• PROBLEM TO SOLVE: Find the word "rstd" in the records below. List each line containing it.

• DATA FOR PROCESSING:

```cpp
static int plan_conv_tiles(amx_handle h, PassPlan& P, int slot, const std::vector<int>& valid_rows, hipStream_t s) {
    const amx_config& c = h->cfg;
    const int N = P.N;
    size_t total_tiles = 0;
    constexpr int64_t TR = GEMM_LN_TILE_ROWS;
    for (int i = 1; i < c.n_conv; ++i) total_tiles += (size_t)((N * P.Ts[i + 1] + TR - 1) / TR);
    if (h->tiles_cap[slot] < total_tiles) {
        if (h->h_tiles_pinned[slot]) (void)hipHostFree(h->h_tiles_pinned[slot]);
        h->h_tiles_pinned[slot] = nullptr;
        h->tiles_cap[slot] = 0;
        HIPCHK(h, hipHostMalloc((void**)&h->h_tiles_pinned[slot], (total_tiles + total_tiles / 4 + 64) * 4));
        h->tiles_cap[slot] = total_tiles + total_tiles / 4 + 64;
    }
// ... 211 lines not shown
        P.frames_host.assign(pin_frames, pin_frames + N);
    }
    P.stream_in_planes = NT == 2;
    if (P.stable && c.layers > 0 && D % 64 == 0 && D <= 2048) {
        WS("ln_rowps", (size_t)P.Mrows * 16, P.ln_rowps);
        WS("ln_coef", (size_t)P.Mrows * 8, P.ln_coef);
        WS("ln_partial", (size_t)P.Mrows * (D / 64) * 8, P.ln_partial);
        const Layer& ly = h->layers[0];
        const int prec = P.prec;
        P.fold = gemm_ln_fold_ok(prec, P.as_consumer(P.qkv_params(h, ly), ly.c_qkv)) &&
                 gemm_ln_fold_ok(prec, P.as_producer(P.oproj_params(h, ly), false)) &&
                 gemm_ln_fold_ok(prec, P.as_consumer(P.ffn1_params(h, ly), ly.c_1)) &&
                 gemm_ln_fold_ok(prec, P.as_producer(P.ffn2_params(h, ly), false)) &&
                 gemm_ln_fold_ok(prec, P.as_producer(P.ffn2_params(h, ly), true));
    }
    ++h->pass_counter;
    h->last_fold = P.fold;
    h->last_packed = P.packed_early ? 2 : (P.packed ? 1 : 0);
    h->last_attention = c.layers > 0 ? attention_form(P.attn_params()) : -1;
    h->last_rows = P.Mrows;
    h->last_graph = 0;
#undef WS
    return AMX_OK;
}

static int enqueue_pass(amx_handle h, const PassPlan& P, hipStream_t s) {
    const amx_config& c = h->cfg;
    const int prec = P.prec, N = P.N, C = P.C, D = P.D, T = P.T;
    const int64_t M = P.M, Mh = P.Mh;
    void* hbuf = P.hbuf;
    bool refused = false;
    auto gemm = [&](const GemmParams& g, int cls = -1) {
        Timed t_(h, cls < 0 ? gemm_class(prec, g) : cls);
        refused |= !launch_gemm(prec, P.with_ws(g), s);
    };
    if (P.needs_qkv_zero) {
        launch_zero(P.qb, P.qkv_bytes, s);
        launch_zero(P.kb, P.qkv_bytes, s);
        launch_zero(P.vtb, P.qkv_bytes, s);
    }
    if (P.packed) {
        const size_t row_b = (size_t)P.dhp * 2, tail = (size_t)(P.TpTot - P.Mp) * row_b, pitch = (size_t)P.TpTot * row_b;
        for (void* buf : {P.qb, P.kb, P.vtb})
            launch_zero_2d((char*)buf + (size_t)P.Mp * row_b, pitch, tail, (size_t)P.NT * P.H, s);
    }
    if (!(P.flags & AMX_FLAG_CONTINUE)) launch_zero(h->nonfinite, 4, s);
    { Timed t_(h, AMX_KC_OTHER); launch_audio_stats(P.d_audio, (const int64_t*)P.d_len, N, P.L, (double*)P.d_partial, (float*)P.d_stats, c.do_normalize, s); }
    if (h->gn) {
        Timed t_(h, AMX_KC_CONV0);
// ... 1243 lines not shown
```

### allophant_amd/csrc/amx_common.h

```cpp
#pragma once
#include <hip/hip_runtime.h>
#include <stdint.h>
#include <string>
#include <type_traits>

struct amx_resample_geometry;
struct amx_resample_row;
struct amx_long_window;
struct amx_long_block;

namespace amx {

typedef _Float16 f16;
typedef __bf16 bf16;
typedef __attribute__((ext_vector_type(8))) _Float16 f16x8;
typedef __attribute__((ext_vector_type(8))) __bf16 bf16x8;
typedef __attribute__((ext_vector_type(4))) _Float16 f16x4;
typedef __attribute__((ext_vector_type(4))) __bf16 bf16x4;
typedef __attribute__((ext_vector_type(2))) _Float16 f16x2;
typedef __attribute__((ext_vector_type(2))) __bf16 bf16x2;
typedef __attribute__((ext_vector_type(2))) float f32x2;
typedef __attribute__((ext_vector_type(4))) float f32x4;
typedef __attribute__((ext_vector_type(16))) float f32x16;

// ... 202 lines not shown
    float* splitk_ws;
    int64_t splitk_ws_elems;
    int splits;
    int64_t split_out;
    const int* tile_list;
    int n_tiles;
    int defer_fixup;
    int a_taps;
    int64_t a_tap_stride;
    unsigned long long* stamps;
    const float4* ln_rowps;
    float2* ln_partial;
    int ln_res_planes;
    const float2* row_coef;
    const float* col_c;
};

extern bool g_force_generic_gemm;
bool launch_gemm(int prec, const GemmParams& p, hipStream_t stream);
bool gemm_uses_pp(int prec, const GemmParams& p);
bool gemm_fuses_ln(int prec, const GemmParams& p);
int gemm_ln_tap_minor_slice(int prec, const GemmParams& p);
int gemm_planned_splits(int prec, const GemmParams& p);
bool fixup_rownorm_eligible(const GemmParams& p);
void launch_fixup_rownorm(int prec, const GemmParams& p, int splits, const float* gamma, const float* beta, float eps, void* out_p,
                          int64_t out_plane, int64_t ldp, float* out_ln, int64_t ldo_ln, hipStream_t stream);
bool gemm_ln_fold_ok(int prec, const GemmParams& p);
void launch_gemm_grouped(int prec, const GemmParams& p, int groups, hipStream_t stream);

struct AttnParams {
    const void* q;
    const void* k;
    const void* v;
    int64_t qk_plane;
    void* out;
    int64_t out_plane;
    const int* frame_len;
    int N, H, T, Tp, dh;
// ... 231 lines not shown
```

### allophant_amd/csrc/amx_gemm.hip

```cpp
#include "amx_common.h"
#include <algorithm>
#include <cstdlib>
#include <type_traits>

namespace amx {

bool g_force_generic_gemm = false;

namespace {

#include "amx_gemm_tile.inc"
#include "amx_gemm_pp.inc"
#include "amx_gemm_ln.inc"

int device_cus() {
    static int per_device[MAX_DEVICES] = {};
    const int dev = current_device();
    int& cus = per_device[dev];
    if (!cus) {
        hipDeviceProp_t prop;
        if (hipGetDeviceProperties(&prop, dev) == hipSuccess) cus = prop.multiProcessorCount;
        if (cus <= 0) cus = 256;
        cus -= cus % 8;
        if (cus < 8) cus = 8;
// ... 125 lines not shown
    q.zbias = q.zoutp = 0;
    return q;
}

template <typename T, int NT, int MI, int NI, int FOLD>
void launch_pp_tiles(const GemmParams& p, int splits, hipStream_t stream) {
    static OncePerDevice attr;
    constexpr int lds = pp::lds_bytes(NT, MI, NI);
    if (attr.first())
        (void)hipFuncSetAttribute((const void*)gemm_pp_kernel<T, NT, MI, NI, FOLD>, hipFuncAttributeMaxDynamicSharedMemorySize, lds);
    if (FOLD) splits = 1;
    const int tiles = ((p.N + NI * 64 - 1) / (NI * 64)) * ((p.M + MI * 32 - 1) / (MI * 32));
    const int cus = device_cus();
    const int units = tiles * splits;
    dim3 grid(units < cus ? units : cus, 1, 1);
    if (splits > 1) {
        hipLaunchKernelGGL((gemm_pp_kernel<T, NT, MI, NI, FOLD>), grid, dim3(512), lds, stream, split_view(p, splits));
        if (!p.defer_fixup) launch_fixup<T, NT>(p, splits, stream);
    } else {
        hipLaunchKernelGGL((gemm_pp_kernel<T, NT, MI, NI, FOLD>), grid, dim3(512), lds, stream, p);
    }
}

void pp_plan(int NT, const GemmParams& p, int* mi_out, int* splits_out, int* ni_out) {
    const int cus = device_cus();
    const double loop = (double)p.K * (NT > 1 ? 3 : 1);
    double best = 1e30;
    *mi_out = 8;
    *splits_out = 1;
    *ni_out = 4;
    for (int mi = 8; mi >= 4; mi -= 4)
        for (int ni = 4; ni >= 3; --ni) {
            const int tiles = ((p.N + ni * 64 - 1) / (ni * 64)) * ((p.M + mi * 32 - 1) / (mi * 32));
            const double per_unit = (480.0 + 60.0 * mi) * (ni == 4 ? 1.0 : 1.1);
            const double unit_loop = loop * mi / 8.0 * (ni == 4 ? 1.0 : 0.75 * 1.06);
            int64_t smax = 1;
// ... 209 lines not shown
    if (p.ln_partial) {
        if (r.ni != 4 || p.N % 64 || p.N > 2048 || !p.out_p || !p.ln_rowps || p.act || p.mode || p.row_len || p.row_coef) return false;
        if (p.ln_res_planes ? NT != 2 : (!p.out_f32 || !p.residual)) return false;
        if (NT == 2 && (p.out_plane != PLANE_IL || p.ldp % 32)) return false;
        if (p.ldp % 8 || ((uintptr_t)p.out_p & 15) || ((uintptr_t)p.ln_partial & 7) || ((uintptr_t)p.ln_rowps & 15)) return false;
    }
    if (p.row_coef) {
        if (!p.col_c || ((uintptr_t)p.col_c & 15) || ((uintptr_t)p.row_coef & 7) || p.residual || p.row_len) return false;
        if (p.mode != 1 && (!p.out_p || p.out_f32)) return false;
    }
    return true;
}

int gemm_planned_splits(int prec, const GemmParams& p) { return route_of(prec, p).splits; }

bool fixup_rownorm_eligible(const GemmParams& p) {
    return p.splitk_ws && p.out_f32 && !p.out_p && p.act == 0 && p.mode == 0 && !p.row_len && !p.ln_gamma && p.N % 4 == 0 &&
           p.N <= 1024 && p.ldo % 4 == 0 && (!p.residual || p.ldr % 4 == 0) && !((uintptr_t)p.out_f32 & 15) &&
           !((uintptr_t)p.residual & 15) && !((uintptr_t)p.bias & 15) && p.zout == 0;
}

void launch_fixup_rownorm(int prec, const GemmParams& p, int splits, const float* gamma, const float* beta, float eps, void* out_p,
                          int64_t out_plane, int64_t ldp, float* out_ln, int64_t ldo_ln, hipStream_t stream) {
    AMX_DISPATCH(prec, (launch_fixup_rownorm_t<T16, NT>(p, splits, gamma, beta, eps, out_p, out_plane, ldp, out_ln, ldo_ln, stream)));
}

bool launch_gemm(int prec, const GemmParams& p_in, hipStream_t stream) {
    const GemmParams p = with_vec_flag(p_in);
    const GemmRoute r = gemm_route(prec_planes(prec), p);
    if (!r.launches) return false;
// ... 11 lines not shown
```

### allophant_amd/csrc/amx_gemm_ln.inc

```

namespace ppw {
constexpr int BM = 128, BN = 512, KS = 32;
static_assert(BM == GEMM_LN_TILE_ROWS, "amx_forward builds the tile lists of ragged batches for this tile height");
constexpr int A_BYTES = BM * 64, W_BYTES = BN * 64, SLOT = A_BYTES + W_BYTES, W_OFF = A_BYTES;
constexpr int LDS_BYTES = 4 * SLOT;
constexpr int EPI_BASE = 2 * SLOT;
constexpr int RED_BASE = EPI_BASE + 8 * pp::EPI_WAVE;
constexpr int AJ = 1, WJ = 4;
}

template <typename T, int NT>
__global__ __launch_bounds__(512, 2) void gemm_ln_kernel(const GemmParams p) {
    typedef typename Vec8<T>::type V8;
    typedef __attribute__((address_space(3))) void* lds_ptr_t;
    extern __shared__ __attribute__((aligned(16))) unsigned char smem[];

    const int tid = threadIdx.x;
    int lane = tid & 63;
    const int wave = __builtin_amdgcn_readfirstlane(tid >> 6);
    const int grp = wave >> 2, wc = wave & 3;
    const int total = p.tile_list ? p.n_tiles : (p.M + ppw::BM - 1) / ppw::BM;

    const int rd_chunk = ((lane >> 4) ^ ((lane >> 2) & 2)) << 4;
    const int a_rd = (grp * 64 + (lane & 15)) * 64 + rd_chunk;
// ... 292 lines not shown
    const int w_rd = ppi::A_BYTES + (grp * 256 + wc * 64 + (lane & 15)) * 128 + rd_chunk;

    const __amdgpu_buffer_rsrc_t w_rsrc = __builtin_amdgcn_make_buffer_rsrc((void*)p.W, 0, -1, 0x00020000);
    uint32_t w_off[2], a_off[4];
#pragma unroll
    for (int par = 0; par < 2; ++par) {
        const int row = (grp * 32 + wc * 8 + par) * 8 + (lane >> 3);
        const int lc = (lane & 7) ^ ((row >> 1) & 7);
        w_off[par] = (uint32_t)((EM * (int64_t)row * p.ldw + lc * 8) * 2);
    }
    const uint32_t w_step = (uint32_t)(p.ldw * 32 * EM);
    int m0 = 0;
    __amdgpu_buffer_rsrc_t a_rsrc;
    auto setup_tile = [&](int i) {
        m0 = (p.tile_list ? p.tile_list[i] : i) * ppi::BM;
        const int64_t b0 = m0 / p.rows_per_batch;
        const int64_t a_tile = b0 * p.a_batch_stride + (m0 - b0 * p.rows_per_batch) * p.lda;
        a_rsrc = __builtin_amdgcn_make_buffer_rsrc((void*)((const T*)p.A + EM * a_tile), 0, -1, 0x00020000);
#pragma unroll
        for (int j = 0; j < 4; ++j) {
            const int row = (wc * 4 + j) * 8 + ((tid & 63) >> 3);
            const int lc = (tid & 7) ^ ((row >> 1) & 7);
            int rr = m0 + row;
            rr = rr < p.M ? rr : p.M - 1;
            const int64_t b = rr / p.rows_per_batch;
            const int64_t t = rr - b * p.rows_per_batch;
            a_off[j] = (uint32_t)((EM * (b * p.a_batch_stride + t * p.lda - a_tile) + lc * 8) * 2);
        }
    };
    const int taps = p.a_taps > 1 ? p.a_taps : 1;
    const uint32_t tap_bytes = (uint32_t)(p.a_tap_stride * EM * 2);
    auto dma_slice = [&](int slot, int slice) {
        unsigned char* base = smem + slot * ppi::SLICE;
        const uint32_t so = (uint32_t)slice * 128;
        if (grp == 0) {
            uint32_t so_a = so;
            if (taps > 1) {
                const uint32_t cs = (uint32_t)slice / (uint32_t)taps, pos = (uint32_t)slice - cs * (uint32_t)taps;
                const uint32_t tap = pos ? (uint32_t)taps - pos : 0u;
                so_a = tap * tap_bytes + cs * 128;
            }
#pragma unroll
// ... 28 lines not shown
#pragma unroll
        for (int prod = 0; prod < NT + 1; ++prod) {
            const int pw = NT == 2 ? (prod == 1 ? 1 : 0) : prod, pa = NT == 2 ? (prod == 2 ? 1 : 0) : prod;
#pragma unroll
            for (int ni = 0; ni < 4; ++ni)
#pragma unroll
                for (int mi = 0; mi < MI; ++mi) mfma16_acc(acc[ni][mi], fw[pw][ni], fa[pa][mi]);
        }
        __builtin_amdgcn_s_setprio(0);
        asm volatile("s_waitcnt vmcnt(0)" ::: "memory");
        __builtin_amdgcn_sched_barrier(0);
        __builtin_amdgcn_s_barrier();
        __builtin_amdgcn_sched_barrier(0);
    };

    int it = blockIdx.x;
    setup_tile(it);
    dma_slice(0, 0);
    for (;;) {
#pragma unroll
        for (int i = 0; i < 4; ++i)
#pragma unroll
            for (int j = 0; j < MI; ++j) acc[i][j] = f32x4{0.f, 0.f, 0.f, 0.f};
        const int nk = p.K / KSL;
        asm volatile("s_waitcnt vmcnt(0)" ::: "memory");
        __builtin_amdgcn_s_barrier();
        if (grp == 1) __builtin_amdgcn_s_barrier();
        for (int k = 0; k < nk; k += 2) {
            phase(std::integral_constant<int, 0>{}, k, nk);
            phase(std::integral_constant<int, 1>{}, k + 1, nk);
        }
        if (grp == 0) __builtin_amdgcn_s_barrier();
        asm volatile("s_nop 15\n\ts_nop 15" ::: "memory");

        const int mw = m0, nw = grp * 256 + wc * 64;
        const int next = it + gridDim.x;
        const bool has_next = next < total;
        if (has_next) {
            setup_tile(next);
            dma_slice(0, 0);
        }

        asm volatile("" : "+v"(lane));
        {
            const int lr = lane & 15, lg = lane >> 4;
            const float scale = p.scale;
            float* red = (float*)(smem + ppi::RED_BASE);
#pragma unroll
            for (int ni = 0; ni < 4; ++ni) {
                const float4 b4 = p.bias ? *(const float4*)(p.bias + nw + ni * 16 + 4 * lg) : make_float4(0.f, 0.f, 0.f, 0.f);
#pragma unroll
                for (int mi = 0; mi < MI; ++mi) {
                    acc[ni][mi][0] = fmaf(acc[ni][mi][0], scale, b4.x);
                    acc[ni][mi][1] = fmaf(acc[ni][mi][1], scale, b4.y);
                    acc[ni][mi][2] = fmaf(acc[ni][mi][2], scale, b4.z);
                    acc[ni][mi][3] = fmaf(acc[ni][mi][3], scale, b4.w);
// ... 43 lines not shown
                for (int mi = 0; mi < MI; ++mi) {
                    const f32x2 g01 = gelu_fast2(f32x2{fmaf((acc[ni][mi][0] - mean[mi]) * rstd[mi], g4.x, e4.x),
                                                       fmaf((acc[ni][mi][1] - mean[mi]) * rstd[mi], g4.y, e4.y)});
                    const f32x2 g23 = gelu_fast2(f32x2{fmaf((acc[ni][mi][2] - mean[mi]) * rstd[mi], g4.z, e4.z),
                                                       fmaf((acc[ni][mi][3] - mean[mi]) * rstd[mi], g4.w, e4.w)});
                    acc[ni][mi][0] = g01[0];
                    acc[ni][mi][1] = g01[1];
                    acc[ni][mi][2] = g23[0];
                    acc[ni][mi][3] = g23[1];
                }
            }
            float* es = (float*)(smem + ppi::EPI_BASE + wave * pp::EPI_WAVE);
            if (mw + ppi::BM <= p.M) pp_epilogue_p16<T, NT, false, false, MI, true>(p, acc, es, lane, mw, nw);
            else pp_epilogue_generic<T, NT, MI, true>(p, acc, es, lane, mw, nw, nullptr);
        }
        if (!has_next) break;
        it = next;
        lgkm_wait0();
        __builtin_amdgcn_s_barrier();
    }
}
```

• REPLY:
                    const f32x2 g01 = gelu_fast2(f32x2{fmaf((acc[ni][mi][0] - mean[mi]) * rstd[mi], g4.x, e4.x),
                                                       fmaf((acc[ni][mi][1] - mean[mi]) * rstd[mi], g4.y, e4.y)});
                    const f32x2 g23 = gelu_fast2(f32x2{fmaf((acc[ni][mi][2] - mean[mi]) * rstd[mi], g4.z, e4.z),
                                                       fmaf((acc[ni][mi][3] - mean[mi]) * rstd[mi], g4.w, e4.w)});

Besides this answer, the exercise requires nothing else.